The Marines started running into the parking lot where we were lined up. They came in by platoon - shouting cadences - running in perfect step with one another - greeted by cheers and banners and rally towels.
Then they stopped right in front of us and stood in formation.
And I saw my son again.
I cannot post pictures of him lined up after the moto run because he doesn't want pictures posted of him in his port holes (military glasses) but let me just say: Sweet merciful heavens! He looked amazing.
AND!! When he found us in the crowd - he gave us a quick wink.
Seriously. How's that for a sweet greeting?
After we got a good look at our marines they continued their run and we were moved to yet another location where we could watch them finish their run. The crowd was so large that we did not see anything at that point. When the marines were dismissed to shower and prepare for the Parade deck, we were invited into the theater building to meet the drill instructors.
We opted out of that due to the crowd again. Instead, we took that opportunity to walk through the Marine Corps museum and buy a couple of things at the gift shop. Then we found a Starbucks on base and had a coffee while we waited for Blake's dismissal for on-base liberty.
After they were dismissed, since the marines had been told to exit the parade deck ASAP, I had to search for a few (long) minutes to find my son.
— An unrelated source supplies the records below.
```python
class BvhStats(C.Structure):
    _fields_ = [("n_inner", C.c_uint64), ("n_leaves", C.c_uint64), ("n_tri_refs", C.c_uint64),
                ("max_depth", C.c_uint32), ("sah_cost", C.c_float), ("build_ms", C.c_double),
                ("opt_cost_before", C.c_float), ("opt_cost_after", C.c_float)]


MAT_DIFF, MAT_METAL, MAT_SPEC, MAT_REFR = 0, 1, 2, 3
FLAG_METAL_LITERAL_W = 1 << 0
FLAG_WRITE_RGBA = 1 << 1
FLAG_FACE_FORWARD, FLAG_COSINE_DIFF, FLAG_GLASS_FIX, FLAG_RUSSIAN_ROULETTE, FLAG_MISS_KEEPS_PATH = 1 << 2, 1 << 3, 1 << 4, 1 << 5, 1 << 6
FLAG_RR_CPU_TRACER = 1 << 7
FLAG_NEE = 1 << 8
FLAGS_SMALLPT = FLAG_FACE_FORWARD | FLAG_COSINE_DIFF | FLAG_RUSSIAN_ROULETTE | FLAG_MISS_KEEPS_PATH
FLAGS_CPU_TRACER = FLAG_FACE_FORWARD | FLAG_COSINE_DIFF | FLAG_RR_CPU_TRACER | FLAG_MISS_KEEPS_PATH
KERNEL_AUTO, KERNEL_MEGA_BVH2, KERNEL_PERSISTENT, KERNEL_WAVEFRONT = 0, 1, 3, 5
OPT_KERNEL, OPT_COUNTERS, OPT_TIMING, OPT_BATCH, OPT_TOP_NODES, OPT_OCCUPANCY, OPT_LDS_STACK, OPT_WALK, OPT_LEAF_MAX, OPT_TRI_TEST, OPT_REFILL, OPT_VOTE_NODE, OPT_VOTE_REC, OPT_WAVE_BATCH, OPT_SPHERE_LDS, OPT_BUILD_ALGO, OPT_REBUILD, OPT_PRESPLIT, OPT_WAVE_BLOCKS, OPT_OVERLAP, OPT_OPTIMIZE, OPT_WAVE_SAMPLES = 1, 2, 3, 4, 5, 6, 7, 8, 9, 10, 11, 12, 13, 14, 15, 16, 17, 18, 19, 21, 24, 25
OPT_FIRST_WALK, OPT_PACKET_STACK, OPT_FUSE_STAGES, OPT_LAST_ANYHIT = 26, 27, 28, 29
OPT_ROOT_CULL = 30

_vp, _sz, _i, _u32 = C.c_void_p, C.c_size_t, C.c_int, C.c_uint32
PTMI_SYMBOLS = [
    ("pt_abi_version", _i, []),
    ("pt_device_count", _i, []),
    ("pt_create", _i, [_i, C.POINTER(_vp)]),
    ("pt_destroy", _i, [_vp]),
    ("pt_last_error", C.c_char_p, [_vp]),
    ("pt_set_stream", _i, [_vp, _vp]),
    ("pt_set_option", _i, [_vp, _i, _i]),
    ("pt_sync", _i, [_vp]),
    ("pt_malloc", _i, [_vp, _sz, C.POINTER(_vp)]),
    ("pt_free", _i, [_vp, _vp]),
    ("pt_memset", _i, [_vp, _vp, _i, _sz]),
    ("pt_download", _i, [_vp, _vp, _vp, _sz]),
    ("pt_upload", _i, [_vp, _vp, _vp, _sz]),
    ("pt_upload_bvh", _i, [_vp, _vp, _sz, _vp, _sz, _vp, _sz]),
    ("pt_upload_spheres", _i, [_vp, C.POINTER(Sphere), _sz]),
    ("pt_render", _i, [_vp, _vp, _vp, C.POINTER(Camera), C.POINTER(Params), _u32]),
    ("pt_render_moments", _i, [_vp, _vp, _vp, _vp, C.POINTER(Camera), C.POINTER(Params), _u32]),
    ("pt_frame_error", _i, [_vp, _vp, C.c_int32, C.c_int32, C.c_uint64, C.c_float, C.POINTER(C.c_double), C.POINTER(C.c_uint64)]),
    ("pt_trace_rays", _i, [_vp, _vp, _sz, _i, _vp, _vp, _vp]),
    ("pt_render_aux", _i, [_vp, C.POINTER(Camera), C.POINTER(Params), _vp, _vp, _vp, _vp]),
# ... 80 lines not shown
```

### g.p.u-pathtracer_amd/csrc/pt_ctx.h

```cpp
#pragma once
#include <hip/hip_runtime.h>

#include <algorithm>
#include <climits>
#include <cstdint>
#include <string>
#include <type_traits>
#include <vector>

#include "../../include/ptmi.h"
#include "pt_kernels.h"

#ifndef PT_FIRST_WALK_DEFAULT
#define PT_FIRST_WALK_DEFAULT 1
#endif
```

He had followed orders and left the parade deck.
Instead of going to the restaurant that had been designated for the family lunch, Blake asked if we could find a place less crowded and spend the 5 hours just visiting. No touring. No shopping at the PX. Just a simple lunch and visit.
That sounded like a fantastic idea to us.
We ended up in what could best be described as a rec center on base. It had a bowling alley, arcade, televisions....and served hamburgers and hot dogs.
Funny that was one of the best hamburgers I've ever eaten. I guess true bliss does that to ones taste buds.
This is also the point at which we ladies emptied our purses of the junk food Blake had requested we bring to him. So he ate a hamburger and french fries, about $20 worth of junk food and then another hamburger and french fries.
And he entertained us with stories of boot camp. It was amazing to hear this boy of mine - this man of few words - fill us in on the past 13 weeks of his life. The challenges. The triumphs. The humor. The frustration.
It's funny, I went there thinking I was going to come back with tons of USMC items to commemorate our trip and honor our son's career. I came back, instead with one sweatshirt and a Marine Mom lapel pin.
And precious precious memories of spending time with my son who simply wanted to sit and visit with his family for a few hours.
Thursday, October 28, 2010
Saturday, October 23, 2010
A LITTLE NERVOUS
As you may or may not remember, I did not get to watch my son graduate from High School.
He did graduate. I mean, he got all his credits, completed his classes and received a diploma. But he didn't walk in the ceremony because he was supposed to be at boot camp but then he got sent home due to a paper work error and we had no cap and gown, no announcements, no cake, no party planned.
Nothing.
Nada.
Nil.
Zilch.
So, much to Blake's delight, his completion of high school went virtually unnoticed.
Not so with his completion of boot camp.
And therein lies the problem.
Blake does not like parties at which he is the guest of honor.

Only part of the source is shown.